You can configure various aspects of a "Test Run" template in the UI, including:

  1. Modifying the Template Data: In the Test Cases tab, define or update test cases by adding or removing data items. Each test case item requires a query and an expected response. You can optionally provide additional data like Filter, Source, Block, and Category for each test case item.
  2. Modifying the Request Payload: In the Request Payload tab, modify the Request Payload to match your API requirements by using the built-in JSON editor. Use placeholders (e.g., {query}) for dynamic values from your test cases or missions.
  3. Defining or updating the Pre-Request and Post-Request: Navigate to the Pre-Request and Post-Request tabs and use the built-in JSON editor to define or update the pre-request and post-request payloads.
  4. Crafting the LLM Evaluation Prompt: In the LLM Evaluation Prompt tab, enter your prompt in the text area.
  5. Selecting the appropriate Input Field and Output Field:
    • Click on the "Input Field" button. A drawer will open displaying the "Request Payload" as a JSON Tree. Click on the node representing the field you want to use as input.
    • Click on the "Output Field" button. Before selecting an output field, you need to run the request to get an example response. Once you have an example response, a drawer will open displaying the "Response Payload" as a JSON Tree.

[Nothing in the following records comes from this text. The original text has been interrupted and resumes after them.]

SPX_DEVICE void block_argmax(unsigned char* lds_scr, float& v, int& idx, int slot) {
    const int tid = rt::thread_id();
    wave_argmax(v, idx);
    float* rf = reinterpret_cast<float*>(lds_scr + SCR_RED_F) + 8 * slot;
    int* ri = reinterpret_cast<int*>(lds_scr + SCR_RED_F) + 8 * slot + 4;
    if ((tid & 63) == 0) { rf[tid >> 6] = v; ri[tid >> 6] = idx; }
    rt::block_sync_lds();
    v = rf[0];
    idx = ri[0];
    for (int w = 1; w < kThreads / 64; ++w)
        if (better(rf[w], ri[w], v, idx)) { v = rf[w]; idx = ri[w]; }
}

struct PeakResult {
    double x, y;
    int status;
};

SPX_DEVICE PeakResult quad_fit_finish(double s0, double sx, double sy, double sxy, double sxx,
                                      double syy, int x1, int y1, int imax, int jmax, int nx,
                                      int ny) {
    const double c10 = sx * (1.0 / 50.0), c01 = sy * (1.0 / 50.0), c11 = sxy * (1.0 / 100.0);
    const double c20 = (sxx - 2.0 * s0) * (1.0 / 70.0), c02 = (syy - 2.0 * s0) * (1.0 / 70.0);
    PeakResult r;
    const double det = 4.0 * c02 * c20 - c11 * c11;
    if (det <= 0.0 || ((c20 > 0.0 && c02 >= 0.0) || (c20 >= 0.0 && c02 > 0.0))) {
        r.x = x1 + 2.5;
        r.y = y1 + 2.5;
        r.status = ST_NOMAX;
        return r;
    }
    const double inv_det = 1.0 / det;
    const double xm = (x1 + 2) + (c01 * c11 - 2.0 * c02 * c10) * inv_det;
    const double ym = (y1 + 2) + (c10 * c11 - 2.0 * c01 * c20) * inv_det;
    if (xm > 0.0 && xm < nx - 1.0 && ym > 0.0 && ym < ny - 1.0) {
        r.x = xm;
        r.y = ym;
        r.status = ST_OK;
    } else {
        r.x = (double)imax;
        r.y = (double)jmax;
        r.status = ST_OUTSIDE;
    }
    return r;
}

SPX_DEVICE PeakResult quad_fit_5x5(const double* d, int x1, int y1, int imax, int jmax,
                                   int nx, int ny) {
    double s0 = 0, sx = 0, sy = 0, sxy = 0, sxx = 0, syy = 0;
    for (int j = 0; j < 5; ++j) {
        for (int i = 0; i < 5; ++i) {
            double v = d[j * 5 + i];
            double x = (double)(i - 2), y = (double)(j - 2);
            s0 += v;
            sx += x * v;
            sy += y * v;
            sxy += x * y * v;
            sxx += x * x * v;
            syy += y * y * v;
        }
    }
    return quad_fit_finish(s0, sx, sy, sxy, sxx, syy, x1, y1, imax, jmax, nx, ny);
}

SPX_DEVICE PeakResult quad_fit_wave(float v, int lane, int x1, int y1, int imax, int jmax,
                                    int nx, int ny) {
    lane = rt::launder_lane(lane);
    const int j = lane < 6 ? lane : 0;
    const int px = (j == 1 || j == 3) ? 1 : (j == 4 ? 2 : 0);
    const int py = (j == 2 || j == 3) ? 1 : (j == 5 ? 2 : 0);
    double xw[5], yw[5];
#pragma unroll
    for (int i = 0; i < 5; ++i) {
        const double c = (double)(i - 2);
        xw[i] = px == 0 ? 1.0 : (px == 1 ? c : c * c);
        yw[i] = py == 0 ? 1.0 : (py == 1 ? c : c * c);
    }
    double s = 0.0;
#pragma unroll
    for (int y = 0; y < 5; ++y) {
        double row = 0.0;
#pragma unroll
        for (int x = 0; x < 5; ++x) row += xw[x] * (double)rt::read_lane(v, 5 * y + x);
        s += yw[y] * row;
    }
    const double s0 = rt::read_lane(s, 0), sx = rt::read_lane(s, 1), sy = rt::read_lane(s, 2);
    const double sxy = rt::read_lane(s, 3), sxx = rt::read_lane(s, 4), syy = rt::read_lane(s, 5);
    return quad_fit_finish(s0, sx, sy, sxy, sxx, syy, x1, y1, imax, jmax, nx, ny);
}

Click on the node representing the field you want to use as output for the assessment.

Example

Let's say you're testing a language translation model. A test case might involve a query in English ("Hello, world!") and its expected translation in Spanish ("¡Hola, mundo!"). You'd define the Request Payload to include the English query as {query}, and the model's response would be compared to the expected Spanish translation.

Restarting and Deleting

  • Restart: You can restart a "Test Run" by sending a POST request to the /invoke_run endpoint with the RUN_ID and TEMPLATE_ID or by using the UI's restart button.
  • Delete: Delete a "Test Run" by sending a DELETE request to the /delete_run/<run_id> endpoint or by using the UI's delete button.

Additional Information

  • The results of each test case, including the LLM assessment, are stored in Firestore.
  • You can filter and analyze test run results using the UI or by querying the Firestore database directly.
  • Consider organizing your test cases using the optional Filter and Category fields for better management and analysis.

Disclaimer: This is not an officially supported Google product.